Patriot - I haven't heard anything from Ken yet, but I'm sure he would immediately let us know when it becomes available.

I just got back from blade show this weekend. It was a blast. Everytime we 
turned on the PH50 there are gasps from people in shock. Many times it would
generate a crowd at our booth


----------



## Patriot

4sevens said:


> Patriot - I haven't heard anything from Ken yet, but I'm sure he would immediately let us know when it becomes available.
> 
> I just got back from blade show this weekend. It was a blast. Everytime we
> turned on the PH50 there are gasps from people in shock.
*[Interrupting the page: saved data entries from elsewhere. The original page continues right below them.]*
diff --git a/mix_stage_amd/csrc/clip32.hip b/mix_stage_amd/csrc/clip32.hip
--- a/mix_stage_amd/csrc/clip32.hip
+++ b/mix_stage_amd/csrc/clip32.hip
@@ -759,11 +759,15 @@
   double flops, bytes;
 };
 
-enum { CLIP_HOST_DOWN8 = 0, CLIP_HOST_UP8 = 1, CLIP_HOSTS = 2 };
+enum { CLIP_HOST_DOWN8 = 0, CLIP_HOST_UP8 = 1, CLIP_HOST_DOWN2 = 2, CLIP_HOSTS = 3 };
 enum { CLIP_GUEST_K3_4 = 0, CLIP_GUEST_DOWN2 = 1, CLIP_GUEST_DOWN4 = 2, CLIP_GUEST_DOWN8 = 3, CLIP_GUESTS = 4 };
-enum { CLIP_BHOST_UP8 = 0, CLIP_BHOST_DOWN8 = 1 };
+enum { CLIP_BHOST_UP8 = 0, CLIP_BHOST_DOWN8 = 1, CLIP_BHOST_DOWN2 = 2, CLIP_BHOST_K3_2 = 3 };
 enum { CLIP_BGUEST_DG0 = 0, CLIP_BGUEST_DG2 = 1, CLIP_BGUEST_DG4 = 2, CLIP_BGUEST_DG8 = 3 };
 static int clip_host_kind(const ClipJob& j) {
+  if (j.a.k8w == 2 && !j.up2) {
+    if (j.bwd) return j.dg2 ? CLIP_BHOST_DOWN2 : (j.KW == 3 && j.S == 1) ? CLIP_BHOST_K3_2 : -1;
+    return (!j.dg2 && j.KW == 4 && j.S == 2) ? CLIP_HOST_DOWN2 : -1;
+  }
   if (j.a.k8w != 8) return -1;
   if (j.bwd) {
     if (j.up2) return -1;
@@ -785,10 +789,13 @@
   if (j.KW == 4 && j.S == 2) return j.a.k8w == 2 ? CLIP_GUEST_DOWN2 : j.a.k8w == 4 ? CLIP_GUEST_DOWN4 : j.a.k8w == 8 ? CLIP_GUEST_DOWN8 : -1;
   return -1;
 }
+static bool clip_corun_d_on();
 static bool clip_pair_instance(const ClipJob& A, const ClipJob& B) {
   const int h = clip_host_kind(A), g = clip_guest_kind(B);
   if (h < 0 || g < 0 || A.bwd != B.bwd) return false;
-  if (!A.bwd) return true;
+  if (!A.bwd) return h != CLIP_HOST_DOWN2 || (clip_corun_d_on() && (g == CLIP_GUEST_DOWN2 || g == CLIP_GUEST_DOWN4));
+  if (h == CLIP_BHOST_DOWN2) return clip_corun_d_on() && g == CLIP_BGUEST_DG4;
+  if (h == CLIP_BHOST_K3_2) return clip_corun_d_on() && g == CLIP_BGUEST_DG2;
   return h == CLIP_BHOST_UP8 ? (g == CLIP_BGUEST_DG0 || g == CLIP_BGUEST_DG8) : g != CLIP_BGUEST_DG0;
 }
 template <int KWA, int SA, int NBA, bool UP2A, int K8WA, int KWB, int SB, int NBB, bool UP2B, int K8WB, bool DG2A = false, bool DG2B = false>
@@ -812,7 +819,13 @@
     default: return clip32_pair_launch_k<KWA, SA, NBA, UP2A, 8, 4, 2, 1, false, 8>(pp, nwg, lds_bytes, s);
   }
 }
+static int clip32_pair_launch_d(int guest, const ClipPairArgs& pp, int nwg, int lds_bytes, hipStream_t s) {
+  if (guest == CLIP_GUEST_DOWN4) return clip32_pair_launch_k<4, 2, 1, false, 2, 4, 2, 1, false, 4>(pp, nwg, lds_bytes, s);
+  return clip32_pair_launch_k<4, 2, 1, false, 2, 4, 2, 1, false, 2>(pp, nwg, lds_bytes, s);
+}
 static int clip32_pair_launch_bwd(int host, int guest, const ClipPairArgs& pp, int nwg, int lds_bytes, hipStream_t s) {
+  if (host == CLIP_BHOST_DOWN2) return clip32_pair_launch_k<4, 1, 2, false, 2, 4, 1, 2, false, 4, true, true>(pp, nwg, lds_bytes, s);
+  if (host == CLIP_BHOST_K3_2) return clip32_pair_launch_k<3, 1, 2, false, 2, 4, 1, 2, false, 2, false, true>(pp, nwg, lds_bytes, s);
   if (host == CLIP_BHOST_UP8) {
     if (guest == CLIP_BGUEST_DG0) return clip32_pair_launch_k<3, 1, 2, false, 8, 4, 1, 2, false, 0, false, true>(pp, nwg, lds_bytes, s);
     return clip32_pair_launch_k<3, 1, 2, false, 8, 4, 1, 2, false, 8, false, true>(pp, nwg, lds_bytes, s);
@@ -864,6 +877,7 @@
 
 int g_clip_corun = -1;
 int g_clip_corun_bwd = -1;
+int g_clip_corun_d = -1;
 enum { HOLD_IDLE = 0, HOLD_ARMED = 1, HOLD_PENDING = 2 };
 struct ClipHold {
   int state = HOLD_IDLE;
@@ -886,6 +900,11 @@
   return g_clip_corun_bwd != 0;
 }
 
+static bool clip_corun_d_on() {
+  if (g_clip_corun_d < 0) { const char* e = getenv("MS_CLIP_CORUN_D"); g_clip_corun_d = e ? (atoi(e) != 0) : 1; }
+  return g_clip_corun_d != 0;
+}
+
 int clip32_hold_arm(hipStream_t s) {
   std::lock_guard<std::mutex> lk(g_hold_mu);
   ClipHold& h = g_hold[s];
@@ -957,6 +976,7 @@
   pp.a.stamps = pp.b.stamps = nullptr;
   const int nwg = A.nwg + B.nwg, lds = std::max(A.lds, B.lds), guest = clip_guest_kind(B);
   if (A.bwd) return clip32_pair_launch_bwd(clip_host_kind(A), guest, pp, nwg, lds, s);
+  if (clip_host_kind(A) == CLIP_HOST_DOWN2) return clip32_pair_launch_d(guest, pp, nwg, lds, s);
   return clip_host_kind(A) == CLIP_HOST_DOWN8 ? clip32_pair_launch_g<4, 2, 1, false>(guest, pp, nwg, lds, s)
                                               : clip32_pair_launch_g<3, 1, 2, true>(guest, pp, nwg, lds, s);
 }
diff --git a/mix_stage_amd/csrc/kernels.h b/mix_stage_amd/csrc/kernels.h
--- a/mix_stage_amd/csrc/kernels.h
+++ b/mix_stage_amd/csrc/kernels.h
@@ -176,6 +176,7 @@
                      int sync_words, hipStream_t s);
 extern int g_clip_corun;
 extern int g_clip_corun_bwd;
+extern int g_clip_corun_d;
 int clip32_dgrad_grid(const ms_conv_desc* d);
 bool clip32_dgrad_pair_ok(const ms_conv_desc* host, const ms_conv_desc* guest);
 int clip32_hold_arm(hipStream_t s);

Many times it would
> generate a crowd at our booth




Your own little, indoor, "coming attraction" light huh David!? 

Kind makes we wonder if there's an equivalent of it in the knife world. Maybe a custom sword maker or something.


----------



## adamlau

*PH50 Warm Up & Restrike*

Download: Polarion.PH50.Warm.Up.Restrike.divx - 3 MB
SHA1: B377E861DF4C54DDDF2E820EB7B425F9BC1B4436

1 Second *|* 5 Seconds *|* 10 Seconds *|* 20 Seconds *|* 30 Seconds





*Video Notes*Length: 49 Seconds
Image Size: 640x480
Format: DivX HD 1080p​


----------



## GhostReaction

:rock: recieved my diffuser! Now I own my personal portable stadium light =)


----------



## Patriot

adamlau said:


> *PH50 Warm Up & Restrike*
> 
> Download: Polarion.PH50.Warm.Up.Restrike.divx - 3 MB
> SHA1: B377E861DF4C54DDDF2E820EB7B425F9BC1B4436
> 
> 1 Second *|* 5 Seconds *|* 10 Seconds *|* 20 Seconds *|* 30 Seconds
> 
> 
> 
> 
> 
> *Video Notes*Length: 49 Seconds
> Image Size: 640x480
> Format: DivX HD 1080p​





Adam, I almost missed your post. It's a great video of the warm-up and tint change. I couldn't even see the camera compensating for the increasing light. Was it compensating? It was almost like watching it with the naked eye! I could easily hear the igniter flashing away too. Thanks for posting the first PH50 video.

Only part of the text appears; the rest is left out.